template <int DIMS, int GEOM, bool LOGS = false, class PH>
__device__ __forceinline__ double slow_one(const PH &ph, const HydroDev &hy, int i, bool relocate, int bucket, bool count_it,
                                           uint64_t bits, int &relocated, int &not_found, TableSite &ts)
{
    const double r0 = ph.r0(i), r1 = ph.r1(i), r2 = ph.r2(i);
    const double p0 = ph.p0(i), p1 = ph.p1(i), p2 = ph.p2(i), p3 = ph.p3(i);
    const unsigned fl = ph.flags(i);
    int cell;
    bool need_tau = (fl & FLAG_RECALC) != 0;
    bool new_cell = false;
    double fa = 0, fb = 0, fc = 0, fw = 0, fnsig = 0, fgam = 1, fkf = 0.5;
    double a0 = 0, a1 = 0, a2 = 0;
    if (MC_DIAG(DIAG_SLOW_EMPTY)) { ph.tts(i) = 1e-3 + i * 1e-12; return 1e-3 + i * 1e-12; }
    if (MC_DIAG(DIAG_SLOW_NO_SEARCH)) relocate = false;
    if (relocate) {
        phys::hydro_coords<DIMS, GEOM>(r0, r1, r2, a0, a1, a2);
        FatCell hit;
        cell = phys::find_in_bucket<DIMS>(hy, bucket, a0, a1, a2, hit);
        ph.idx(i) = cell;
        if (cell != -1) {
            fa = hit.a; fb = hit.b; fc = hit.c; fw = hit.w; fnsig = hit.nsig; fgam = hit.gam; fkf = phys::kf_of_gamma(hit.gam);
            new_cell = true;
            need_tau = true;
            if (count_it) relocated += 1;
        } else {
            not_found += 1;
        }
    } else {
        cell = ph.idx(i);
        if (cell != -1) {
            const CellFluid f = hy.fluid[cell];
            fa = f.a; fb = f.b; fc = f.c; fw = f.w; fnsig = f.nsig;
        }
    }
    double t;
    if (MC_DIAG(DIAG_SLOW_NO_PHYSICS)) need_tau = false;
    if (cell != -1) {
        double ntau;
        if (need_tau) {
            double cphi, sphi;
            if (new_cell) phys::relocation_azimuth<DIMS, GEOM>(r0, r1, a0, cphi, sphi);
            else phys::cos_sin_of_atan2(r1, r0, cphi, sphi);
            double beta[3];
            phys::beta_from_record<DIMS>(fa, fb, fc, cphi, sphi, beta);
            double comv0 = 0;
            if (new_cell) {
                const double lab[4] = {p0, p1, p2, p3};
                double comv[4];
                phys::boost_with<true>(beta, fgam, fkf, lab, comv);
                ph.c0(i) = comv[0]; ph.c1(i) = comv[1]; ph.c2(i) = comv[2]; ph.c3(i) = comv[3];
                comv0 = comv[0];
            }
            double norm = 1.0;
            if constexpr (TABLE_MODE) {
                if (!new_cell) comv0 = ph.c0(i);
                if (ts.mode == 2) {
                    norm = ts.norm;
                } else if (phys::thermal_cross_section_lookup(hy, comv0, hy.temp[cell], norm, ts.eps, ts.theta)) {
                    if (ts.mode == 1) {
                        ts.deferred = true;
                        if (new_cell && count_it) relocated -= 1;
                        return 0.0;
                    }
                    norm = phys::table_fallback_lane(ts.eps, ts.theta, ts.seed, ts.pass, ts.slot_base + (uint32_t)(i - ts.first), ts.stream, hy.hot_fallback_calls);
                    atomicAdd(hy.table_fallbacks, 1);
                }
            }
            const double tau = phys::optical_depth_staged(beta, fw, fnsig, p1, p2, p3, norm);
            ntau = -phys::rcp_nr(tau);
            ph.tau(i) = tau;
            ph.ntau(i) = ntau;
            if (fl & FLAG_RECALC) ph.flags(i) = (unsigned char)(fl & ~(FLAG_RECALC | FLAG_TAU_FRESH));
        } else {
            ntau = ph.ntau(i);
        }
        t = LOGS ? free_time_from_log(ntau, __longlong_as_double((long long)bits)) : sample_free_time(ntau, bits);
    } else {
        t = 1e12 / C_LIGHT;
    }
    ph.tts(i) = t;
    return t;
}
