#define HSRANS_PAIR_ADDR                                                                                                                             \
  "v_mbcnt_lo_u32_b32 %[t], vcc_lo, 0\n\t"                                                                                                           \
  "v_mbcnt_hi_u32_b32 %[w], vcc_hi, 0\n\t"                                                                                                           \
  "v_lshl_add_u32 %[t], %[t], 1, %[sa]\n\t"                                                                                                          \
  "v_lshl_add_u32 %[w], %[w], 1, %[sb]\n\t"                                                                                                          \
  "v_cndmask_b32 %[w], %[t], %[w], %[up]\n\t"
#define HSRANS_PAIR_GROUP(P0, P1)                                                                                                                    \
  "v_and_b32 %[t], %[x], %[vmask]\n\t"                                                                                                               \
  "v_lshl_add_u32 %[t], %[t], 3, %[stab]\n\t"                                                                                                        \
  "ds_read_b64 v[" #P0 ":" #P1 "], %[t]\n\t"                                                                                                         \
  "v_lshrrev_b32 %[x], %[vbits], %[x]\n\t"                                                                                                           \
  "s_waitcnt lgkmcnt(0)\n\t"                                                                                                                         \
  "v_mad_u32_u24 %[x], v" #P0 ", %[x], v" #P1 "\n\t"                                                                                                 \
  "v_cmpx_gt_u32 vcc, %[lim], %[x]\n\t"                                                                                                              \
  "s_nop 1\n\t"                                                                                                                                      \
  HSRANS_PAIR_ADDR                                                                                                                                   \
  "ds_read_u16 %[w], %[w]\n\t"                                                                                                                       \
  "s_bcnt1_i32_b32 %[st], vcc_lo\n\t"                                                                                                                \
  "s_lshl1_add_u32 %[sa], %[st], %[sa]\n\t"                                                                                                          \
  "s_bcnt1_i32_b32 %[st], vcc_hi\n\t"                                                                                                                \
  "s_lshl1_add_u32 %[sb], %[st], %[sb]\n\t"                                                                                                          \
  "s_waitcnt lgkmcnt(0)\n\t"                                                                                                                         \
  "v_lshl_or_b32 %[x], %[x], 16, %[w]\n\t"                                                                                                           \
  "s_mov_b64 exec, -1\n\t"
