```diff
+    }
+}
+
+}
+
+extern "C" int dmvs_featurenet_down5_f32(const float* x, const void* wsplit, const float* scale, const float* shift, float* y, int32_t N,
+                                         int32_t H, int32_t W, int32_t tune, void* stream) {
+    if (!x || !wsplit || !y || N <= 0 || H <= 0 || W <= 0) return DMVS_EINVAL;
+    if ((H & 1) || (W & 3) || (long)16 * H * W >= (1L << 31)) return DMVS_EINVAL;
+    if ((((uintptr_t)x | (uintptr_t)wsplit) & 15) || ((uintptr_t)y & 3) || ((uintptr_t)scale & 3) || ((uintptr_t)shift & 3)) return DMVS_EINVAL;
+    const int nsx = (W / 2 + US - 1) / US, nsy = (H / 2 + UR - 1) / UR;
+    const long nunits = (long)nsx * nsy * N;
+    if (nunits >= (1L << 31)) return DMVS_EINVAL;
+    static const int resident = dmvs_resident_workgroups(reinterpret_cast<const void*>(featurenet_down5_kernel));
+    long grid = (tune & 0xffff) ? (tune & 0xffff) : resident;
+    if (grid > nunits) grid = nunits;
+    hipLaunchKernelGGL(featurenet_down5_kernel, dim3((unsigned)grid), dim3(PB), 0, (hipStream_t)stream, x,
+                       reinterpret_cast<const u32x4s*>(wsplit), scale, shift, y, N, H, W, nsx, nsy);
+    return dmvs_launch_status();
+}
diff --git a/diffmvs_amd/engine.py b/diffmvs_amd/engine.py
--- a/diffmvs_amd/engine.py
+++ b/diffmvs_amd/engine.py
@@ -62,6 +62,13 @@
             os.environ.get("DMVS_FPN_TAIL", FPN_TAIL_DEFAULT) != "0" and o.fpn_tail_supported(c2, c3))
 
 
+DOWN5_DEFAULT = "1"
+
+
+def down5_applies(o: Ops, c1):
+    return (o.conv_arith == K.ARITH_SPLIT and os.environ.get("DMVS_DOWN5", DOWN5_DEFAULT) != "0" and o.down5_supported(c1))
+
+
 def run_feature(o: Ops, f, x, layout=K.LAYOUT_NHWC, feat_dtype=torch.float32):
     R = K.ACT_RELU
     if stem3_applies(o, x):
@@ -73,7 +80,8 @@
         c1 = o.conv1_pair(f["conv1.1"], f["conv1.2"], c1)
     else:
         c1 = o.conv2d(f["conv1.2"], o.conv2d(f["conv1.1"], c1, act=R), act=R)
-    c2 = o.conv2d(f["conv2.2"], o.conv2d(f["conv2.1"], o.conv2d(f["conv2.0"], c1, act=R), act=R), act=R)
+    c2 = o.down5(f["conv2.0"], c1) if down5_applies(o, c1) else o.conv2d(f["conv2.0"], c1, act=R)
+    c2 = o.conv2d(f["conv2.2"], o.conv2d(f["conv2.1"], c2, act=R), act=R)
     c3 = o.conv2d(f["conv3.2"], o.conv2d(f["conv3.1"], o.conv2d(f["conv3.0"], c2, act=R), act=R), act=R)
     out = {"stage1": o.conv2d(f["out1"], c3, out_layout=layout, out_dtype=feat_dtype)}
     if fpn_tail_applies(o, f, c2, c3, layout, feat_dtype):
diff --git a/diffmvs_amd/ops.py b/diffmvs_amd/ops.py
--- a/diffmvs_amd/ops.py
+++ b/diffmvs_amd/ops.py
@@ -397,6 +397,28 @@
                    _ptr(y), N, H, W, tune, self.stream())
         return y
 
+    DOWN5_STRIP, DOWN5_SEGMENT = 32, 64
+
+    @staticmethod
+    def down5_supported(x):
+        if not (x.dim() == 4 and x.dtype == torch.float32):
+            return False
+        _, C_, H, W = x.shape
+        return (C_ == 16 and H > 0 and W > 0 and H % 2 == 0 and W % 4 == 0 and 16 * H * W < 2 ** 31 and x.is_contiguous() and
+                x.data_ptr() % 16 == 0)
+
+    def down5(self, pc: PackedConv, x, tune=0):
+        if not (pc.cin == 16 and pc.cout == 32 and pc.cout_pad == 32 and pc.k == (5, 5) and pc.stride == 2 and pc.pad == (2, 2)):
+            raise _lib.DmvsError("down5: expects a 16->32 5x5 stride-2 pad-2 layer (FeatureNet's conv2.0)")
+        if not self.down5_supported(x):
+            raise _lib.DmvsError(f"down5: needs [N,16,H,W] fp32 with even H, W % 4 == 0, contiguous and 16-byte aligned, got {tuple(x.shape)}")
+        self._chk(x)
+        N, _, H, W = x.shape
+        y = self.empty(N, 32, H // 2, W // 2)
+        self._call("dmvs_featurenet_down5_f32", _ptr(x), _ptr(split_weights(pc)), _ptr(pc.scale), _ptr(pc.shift), _ptr(y), N, H, W, tune,
+                   self.stream())
+        return y
+
     def conv2d_wgrad(self, pc: PackedConv, x0, grad_out, x1=None, *, mul0=None, in_mode=IN_PLAIN, want_bias=False, tune=None,
                      into_gw=None, into_gb=None):
         self._chk(x0, x1, mul0, grad_out, into_gw, into_gb)
diff --git a/include/dmvs.h b/include/dmvs.h
--- a/include/dmvs.h
+++ b/include/dmvs.h
@@ -84,6 +84,9 @@
 int dmvs_featurenet_fpn_tail_f32(const float* c2, const float* c3, const float* w_inner, const float* b_inner, const void* wsplit_out,
                                  float* y, int32_t N, int32_t H, int32_t W, int32_t tune, void* stream);
 
+int dmvs_featurenet_down5_f32(const float* x, const void* wsplit, const float* scale, const float* shift, float* y, int32_t N, int32_t H,
+                              int32_t W, int32_t tune, void* stream);
+
 #define DMVS_TUNE_WGRAD_ACCUMULATE 0x1000
 int dmvs_conv2d_wgrad_workspace_f32(const dmvs_conv2d_desc* d, int64_t* bytes);
 int dmvs_conv2d_wgrad_f32(const dmvs_conv2d_desc* d, const float* grad_out, float* gw, float* gb, float* workspace,
```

##########

### Task goal
Find and copy each line of the material that holds the word "grid".

### Expected answer
+    long grid = (tune & 0xffff) ? (tune & 0xffff) : resident;
+    if (grid > nunits) grid = nunits;
+    hipLaunchKernelGGL(featurenet_down5_kernel, dim3((unsigned)grid), dim3(PB), 0, (hipStream_t)stream, x,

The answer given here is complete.